New York Governor Andrew Cuomo on Thursday ordered state police to launch a full investigation after a Jewish cemetery in Rochester was vandalized, the third such incident in the United States in less than two weeks.
Five headstones were found toppled Thursday morning at the Waad Hakolel Cemetery, also known as the Stone Road Cemetery, in the city in western New York.
“A number of headstones were recently vandalized and toppled over at Waad Hakolel Cemetery in Rochester,” the governor said in a statement. “Given the wave of bomb threats targeting Jewish community centers and disturbing vandalism at Jewish cemeteries nationwide, I am directing the State Police to immediately launch a full investigation into this matter.”
The president of the nonprofit managing the cemetery said he did not want to call the incident a hate crime or anti-Semitism.

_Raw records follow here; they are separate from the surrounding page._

__global__ void __launch_bounds__(ATT_THREADS, 1)
attn_fwd_kernel(const __grid_constant__ CUtensorMap tm_q, const __grid_constant__ CUtensorMap tm_k,
                const __grid_constant__ CUtensorMap tm_v, const AttnArgs a) {
  extern __shared__ uint8_t smem_raw[];
  uint8_t* smem = reinterpret_cast<uint8_t*>((reinterpret_cast<uintptr_t>(smem_raw) + 1023) & ~uintptr_t(1023));
  uint8_t* smem_q = smem;
  uint8_t* smem_k = smem + ATT_TILE_BYTES;
  uint8_t* smem_v = smem_k + ATT_STAGES * ATT_TILE_BYTES;

  __shared__ __align__(8) uint64_t bar_q;
  __shared__ __align__(8) uint64_t k_full[ATT_STAGES], k_empty[ATT_STAGES], v_full[ATT_STAGES], v_empty[ATT_STAGES];

  const int warp = threadIdx.x >> 5;
  const int lane = threadIdx.x & 31;
  const int wgroup = warp >> 2;
  const int qt = a.q_tiles - 1 - static_cast<int>(blockIdx.x);
  const int h = blockIdx.y;
  const int b = blockIdx.z;
  const int bh = b * a.heads + h;
  const int* sched = a.sched + (static_cast<size_t>(b) * a.q_tiles + qt) * a.sched_stride;
  const int n_kv = sched[0];

  if (threadIdx.x == 0) {
    tma_prefetch_desc(&tm_q);
    tma_prefetch_desc(&tm_k);
    tma_prefetch_desc(&tm_v);
    mbar_init(&bar_q, 1);
    for (int i = 0; i < ATT_STAGES; ++i) {
      mbar_init(&k_full[i], 1);
      mbar_init(&k_empty[i], 8);
      mbar_init(&v_full[i], 1);
      mbar_init(&v_empty[i], 8);
    }
    fence_barrier_init();
  }
  __syncthreads();

  if (wgroup == 0) {
    setmaxnreg_dec<40>();
    if (warp == 0 && elect_one()) {
      mbar_arrive_expect_tx(&bar_q, ATT_TILE_BYTES);
      tma_load_3d(smem_q, &tm_q, &bar_q, 0, qt * ATT_BM, bh);
      int st = 0;
      uint32_t ph = 0;
      for (int j = 0; j < n_kv; ++j) {
        const int kt = sched[1 + j] >> 1;
        mbar_wait(&k_empty[st], ph ^ 1);
        mbar_arrive_expect_tx(&k_full[st], ATT_TILE_BYTES);
        tma_load_3d(smem_k + st * ATT_TILE_BYTES, &tm_k, &k_full[st], 0, kt * ATT_BN, bh);
        mbar_wait(&v_empty[st], ph ^ 1);
        mbar_arrive_expect_tx(&v_full[st], ATT_TILE_BYTES);
        tma_load_3d(smem_v + st * ATT_TILE_BYTES, &tm_v, &v_full[st], 0, kt * ATT_BN, bh);
        if (++st == ATT_STAGES) {
          st = 0;
          ph ^= 1;
        }
      }
    }
    return;
  }

  setmaxnreg_inc<232>();
  const int wg = wgroup - 1;
  const int g4 = lane >> 2, t4 = lane & 3;
  const int row0 = wg * 64 + (warp & 3) * 16 + g4;
  const float c = a.scale_log2;
  const int* sg = a.seg + static_cast<size_t>(b) * a.seq;
  const int* tm = a.time + static_cast<size_t>(b) * a.seq;
  int seg_q[2], time_q[2];
#pragma unroll
  for (int r = 0; r < 2; ++r) {
    const int qpos = qt * ATT_BM + row0 + 8 * r;
    const bool q_valid = qpos < a.seq;
    seg_q[r] = q_valid ? sg[qpos] : -0x7fffffff;
    time_q[r] = q_valid ? tm[qpos] : -0x7fffffff;
  }
  float m_run[2] = {-INFINITY, -INFINITY};
  float l_run[2] = {0.f, 0.f};
  float o[32];
#pragma unroll
  for (int i = 0; i < 32; ++i) o[i] = 0.f;

  mbar_wait(&bar_q, 0);
  const uint64_t dq = make_smem_desc_kmajor_sw128(smem_u32(smem_q) + wg * (64 * 128));
  int st = 0;
  uint32_t ph = 0;
  for (int j = 0; j < n_kv; ++j) {
    const int entry = sched[1 + j];
    const int kt = entry >> 1;
    const bool masked = (entry & 1) != 0;

    float s[64];
    mbar_wait(&k_full[st], ph);
    {
      const uint64_t dk = make_smem_desc_kmajor_sw128(smem_u32(smem_k + st * ATT_TILE_BYTES));
      wgmma_fence();
#pragma unroll
      for (int kk = 0; kk < ATT_HD / 16; ++kk) wgmma_ss_n128(s, dq + 2 * kk, dk + 2 * kk, kk != 0 ? 1u : 0u);
      wgmma_commit();
      wgmma_wait<0>();
      wgmma_reg_fence(s);
    }
    if (lane == 0) mbar_arrive(&k_empty[st]);

    if (masked) {
#pragma unroll
      for (int i = 0; i < 16; ++i) {
#pragma unroll
        for (int e = 0; e < 2; ++e) {
          const int kv = kt * ATT_BN + 8 * i + 2 * t4 + e;
          int sk = 0x7fffffff, tk = 0x7fffffff;
          if (kv < a.seq) {
            sk = __ldg(sg + kv);
            tk = __ldg(tm + kv);
          }
          if (!(sk == seg_q[0] && tk <= time_q[0])) s[4 * i + e] = -INFINITY;
          if (!(sk == seg_q[1] && tk <= time_q[1])) s[4 * i + 2 + e] = -INFINITY;
        }
      }
    }

    float alpha[2];
#pragma unroll
    for (int r = 0; r < 2; ++r) {
      float mx = -INFINITY;
#pragma unroll
      for (int i = 0; i < 16; ++i) mx = fmaxf(mx, fmaxf(s[4 * i + 2 * r], s[4 * i + 2 * r + 1]));
      mx = fmaxf(mx, __shfl_xor_sync(0xffffffffu, mx, 1));
      mx = fmaxf(mx, __shfl_xor_sync(0xffffffffu, mx, 2));
      const float m_new = fmaxf(m_run[r], mx);
      alpha[r] = (m_new == -INFINITY) ? 1.f : ex2_approx_f((m_run[r] - m_new) * c);
      m_run[r] = m_new;
      const float m_ref = (m_new == -INFINITY) ? 0.f : m_new * c;
      float sum = 0.f;
#pragma unroll
      for (int i = 0; i < 16; ++i) {
        const float p0 = ex2_approx_f(fmaf(s[4 * i + 2 * r], c, -m_ref));
        const float p1 = ex2_approx_f(fmaf(s[4 * i + 2 * r + 1], c, -m_ref));
        s[4 * i + 2 * r] = p0;
        s[4 * i + 2 * r + 1] = p1;
        sum += p0 + p1;
      }
      l_run[r] = l_run[r] * alpha[r] + sum;
    }
#pragma unroll
    for (int i = 0; i < 8; ++i) {
      o[4 * i + 0] *= alpha[0];
      o[4 * i + 1] *= alpha[0];
      o[4 * i + 2] *= alpha[1];
      o[4 * i + 3] *= alpha[1];
    }

    mbar_wait(&v_full[st], ph);
    {
      const uint32_t sv = smem_u32(smem_v + st * ATT_TILE_BYTES);
      uint32_t pa[ATT_BN / 16][4];
#pragma unroll
      for (int kk = 0; kk < ATT_BN / 16; ++kk) {
        pa[kk][0] = pack_bf16x2(s[8 * kk + 0], s[8 * kk + 1]);
        pa[kk][1] = pack_bf16x2(s[8 * kk + 2], s[8 * kk + 3]);
        pa[kk][2] = pack_bf16x2(s[8 * kk + 4], s[8 * kk + 5]);
        pa[kk][3] = pack_bf16x2(s[8 * kk + 6], s[8 * kk + 7]);
      }
      wgmma_reg_fence(o);
      wgmma_fence();
#pragma unroll
      for (int kk = 0; kk < ATT_BN / 16; ++kk) {
        const uint64_t dv = make_smem_desc(sv + kk * 2048, ATT_BN * 128, 1024);
        wgmma_rs_n64_tb(o, pa[kk], dv);
      }
      wgmma_commit();
      wgmma_wait<0>();
      wgmma_reg_fence(o);
    }
    if (lane == 0) mbar_arrive(&v_empty[st]);
    if (++st == ATT_STAGES) {
      st = 0;
      ph ^= 1;
    }
  }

“I don’t want to label it a hate crime. I don’t think there’s any proof of that. I don’t want to label it anti-Semitism. I don’t think there’s any proof of that,” said Michael Phillips, president of the Britton Road Association, according to The Rochester Democrat and Chronicle.
However, Cuomo said the attack appeared to be a part of a dramatic increase in hate crimes in the state recently.

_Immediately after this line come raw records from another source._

__global__ __launch_bounds__(256) void decode_beam_update_kernel(DecodeBufs b, int cur)
{
    const int step = *b.step_dev;
    constexpr int MAXC = 17 * 16;
    __shared__ float sc[MAXC];
    __shared__ short src[MAXC];
    __shared__ int tk[MAXC];
    __shared__ short order[MAXC];
    __shared__ int sel_src[16], sel_tok[16];
    __shared__ float sel_sc[16];
    const int w = blockIdx.x, G = b.G, K = G + 1, tid = threadIdx.x;
    const swx_decode_cfg &c = b.cfg;
    __shared__ int s_frozen;
    if (tid == 0) s_frozen = b.win_done[w];
    __syncthreads();
    const bool frozen = s_frozen != 0;
    const int len = win_begin(b, w) + step;
    const int nb = (step == 0) ? 1 : G;
    const int nc = nb * K;
    if (!frozen) {
        for (int ci = tid; ci < nc; ci += 256) {
            const int j = ci / K, k = ci - j * K, idx = w * G + j;
            sc[ci] = b.sum_lp[idx] + b.cand_lp[(size_t)idx * K + k];
            src[ci] = (short)idx;
            tk[ci] = b.cand_tok[(size_t)idx * K + k];
        }
    }
    __syncthreads();
    if (!frozen) {
        for (int ci = tid; ci < nc; ci += 256) {
            const float raw = sc[ci], mine = (raw != raw) ? -INFINITY : raw;
            int rank = 0;
            for (int q = 0; q < nc; ++q) {
                const float rq = sc[q], oq = (rq != rq) ? -INFINITY : rq;
                rank += (oq > mine || (oq == mine && q < ci)) ? 1 : 0;
            }
            order[rank] = (short)ci;
        }
    }
    __syncthreads();
    if (frozen) {
        if (tid < G) sel_src[tid] = w * G + tid;
    } else if (tid == 0) {
        int saved = 0;
        int fc = b.fin_count[w];
        for (int a = 0; a < nc && saved < G; ++a) {
            const int ci = order[a];
            if (tk[ci] == c.eot) {
                if (fc < b.max_cand) {
                    int32_t *ft = b.fin_tokens + ((size_t)w * b.fin_cap + fc) * b.TS;
                    const int32_t *st = b.tokens[cur] + (size_t)src[ci] * b.TS;
                    for (int i = 0; i < len; ++i) ft[i] = st[i];
                    for (int i = len; i < b.TS; ++i) ft[i] = c.eot;
                    b.fin_score[(size_t)w * b.fin_cap + fc] = sc[ci];
                    b.fin_len[(size_t)w * b.fin_cap + fc] = len + 1;
                    ++fc;
                }
            } else {
                sel_src[saved] = src[ci]; sel_tok[saved] = tk[ci]; sel_sc[saved] = sc[ci];
                ++saved;
            }
        }
        b.fin_count[w] = fc;
        if (fc >= b.max_cand) b.win_done[w] = 1;
    }
    __syncthreads();
    for (int s = 0; s < G; ++s) {
        const int dst = w * G + s, from = sel_src[s];
        const int32_t *st = b.tokens[cur] + (size_t)from * b.TS;
        int32_t *dt = b.tokens[cur ^ 1] + (size_t)dst * b.TS;
        const int32_t *sa = b.anc[cur] + (size_t)from * b.n_ctx;
        int32_t *da = b.anc[cur ^ 1] + (size_t)dst * b.n_ctx;
        if (frozen) {
            for (int i = tid; i < b.TS; i += 256) dt[i] = st[i];
            for (int p = tid; p < b.n_ctx; p += 256) da[p] = sa[p];
        } else {
            for (int i = tid; i < b.TS; i += 256) dt[i] = (i < len) ? st[i] : (i == len ? sel_tok[s] : c.eot);
            for (int p = tid; p < b.n_ctx; p += 256) da[p] = (p < len) ? sa[p] : dst;
            if (tid == 0) { b.sum_lp[dst] = sel_sc[s]; if (len < b.n_ctx) b.pos0[dst] = len; }
        }
    }
}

“In recent weeks and months, the family of New York – people of all creeds, colors and backgrounds – have witnessed a dramatic increase in acts of hate and intolerance. The State Police Hate Crimes Task Force, in partnership with federal and local authorities, have launched aggressive investigations into reported hate crimes across the state,” Cuomo said.

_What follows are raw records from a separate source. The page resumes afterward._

# titus-leistner/mmlf

Measured on AMD Instinct MI355X. Metric: 96x96 EPI patches/sec fwd+bwd, bs=512, higher is better.
Workload: dtype f32 via 2 x f16 operand split (22 significant bits per operand, locally scaled; 3 MFMA passes, f32 accumulate)

## Files before the change

### include/mmlf_hip.h

```cpp
#ifndef MMLF_HIP_H
#define MMLF_HIP_H

#include <stddef.h>
#include <stdint.h>

#ifdef __cplusplus
extern "C" {
#endif

#define MMLF_TILE_POSITIONS 256

const char *mmlf_last_error(void);
#define MMLF_ABI_VERSION 10
int mmlf_abi_version(void);

const char *mmlf_build_info(void);
int mmlf_build_is_ablation(void);
int mmlf_conv_cus(void);

enum { MMLF_AUDIT_IN = 0, MMLF_AUDIT_PACKED = 1, MMLF_AUDIT_BIAS = 2, MMLF_AUDIT_OUT = 3, MMLF_AUDIT_REF = 4,
       MMLF_AUDIT_IN_AMAX = 5, MMLF_AUDIT_OUT_AMAX = 6, MMLF_AUDIT_BN_PARTIAL = 7, MMLF_AUDIT_MASK = 8, MMLF_AUDIT_CONV_N = 9 };
int mmlf_audit_conv_h2(int cs_in, int K, int N, int cs_out, int N_store, int out_shift, int cs_ref, int B, int H, int W,
                       int64_t *ends);
enum { MMLF_AUDIT_WG_IN = 0, MMLF_AUDIT_WG_G = 1, MMLF_AUDIT_WG_GW = 2, MMLF_AUDIT_WG_GB = 3, MMLF_AUDIT_WG_WORKSPACE = 4,
       MMLF_AUDIT_WG_IN_AMAX = 5, MMLF_AUDIT_WG_G_AMAX = 6, MMLF_AUDIT_WGRAD_N = 7 };
int mmlf_audit_wgrad_h2(int cs_in, int Cin, int cs_g, int Cout, int g_shift, int B, int H, int W, int64_t *ends);

int64_t mmlf_grid_alloc_positions(int B, int H, int W);
int64_t mmlf_packed_filter_floats(int K, int N);
int64_t mmlf_wgrad_workspace_floats(int Cin, int Cout, int B, int H, int W);

enum { MMLF_VAR_IDENTITY = 0, MMLF_VAR_TRANSPOSE = 1, MMLF_VAR_TRANSPOSE_FLIPH = 2 };

int mmlf_pack_filter(const float *w_oihw, float *packed, int Cout, int Cin, int variant, int dgrad,
                     void *stream);

// ... 63 lines not shown
                        const float *running_var, double eps, float *scale, float *shift, int C,
                        void *stream);
int mmlf_fold_bn_eval(const float *w_oihw, const float *bias, const float *scale, const float *shift,
                      float *w_out, float *bias_out, int Cout, int Cin, void *stream);
int mmlf_bn_stats_finalize(const double *partial, int nblocks, int C, const float *gamma, const float *beta,
                           float *running_mean, float *running_var, double momentum, double eps,
                           float *save_mean, float *save_invstd, float *scale, float *shift,
                           int B, int H, int W, void *stream);
int mmlf_bn_apply_relu(const float *z, int cs_z, int C, const float *scale, const float *shift,
                       float *y, int cs_y, int c_off, int C_store, int B, int H, int W,
                       float *amax_out , void *stream);
int mmlf_bn_apply_relu4(const float *const z[4], int cs_z, int C, const float *const scale[4],
                        const float *const shift[4], float *y, int cs_y, int B, int H, int W,
                        float *amax_out , void *stream);
int mmlf_bn_bwd_reduce(const float *gy, int cs_gy, int c_off, const float *z, int cs_z, int C,
                       const float *scale, const float *shift, const float *gamma,
                       const float *save_mean, const float *save_invstd,
                       float *dgamma, float *dbeta, int accumulate, float *coef,
                       double *partial, int nblocks, int B, int H, int W, void *stream);
int mmlf_bn_bwd_apply(const float *gy, int cs_gy, int c_off, const float *z, int cs_z, int C,
                      const float *scale, const float *shift, const float *save_mean,
                      const float *coef, float *dz, int cs_dz, int B, int H, int W,
                      float *amax_out , void *stream);
int mmlf_relu_bwd_slice(const float *src, int cs_src, int c_off, const float *ref, int cs_ref, int ref_off, int C,
                        float *dst, int cs_dst, int B, int H, int W,
                        float *amax_out , void *stream);
enum { MMLF_AUDIT_SLICE_SRC = 0, MMLF_AUDIT_SLICE_REF = 1, MMLF_AUDIT_SLICE_DST = 2, MMLF_AUDIT_SLICE_AMAX = 3,
       MMLF_AUDIT_SLICE_N = 4 };
int mmlf_audit_relu_bwd_slice(int cs_src, int c_off, int cs_ref, int ref_off, int C, int cs_dst, int B, int H, int W,
                              int64_t *ends);
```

“New York has zero tolerance for bias or discrimination of any kind, and we will always stand united in the face of anti-Semitism and divisiveness. It is repugnant to everything we believe as New Yorkers, and we will continue to do everything in our power to bring to justice those responsible for these cowardly attacks on the values we hold dear,” he said.
The last two weeks saw vandalism at Jewish cemeteries in Philadelphia and St. Louis, as well as two more waves of bomb threats called into Jewish community centers, schools and institutions across the country, representing the fourth and fifth waves of such harassment this year.
The incident came a day after the New York Police Department said anti-Semitic incidents are up 94 percent in New York City over this time last year.
The figure is part of a 55% increase overall in the number of hate crimes in the city as compared to the same time last year. Through the first two months of this year, 35 anti-Semitic incidents have been reported, compared to 18 through February 2016.
Overall, the total number of hate crime incidents in the city for the first two months of 2017 was 68, up from 44 last year, according to the NYPD. Among the incidents, six people were targeted for being black, three for being Muslim and eight for their sexual orientation.
“Hate crimes are up in this city. They’re driven primarily by anti-Semitic hate crimes,” Chief of Detectives Robert Boyce said at a news conference Wednesday.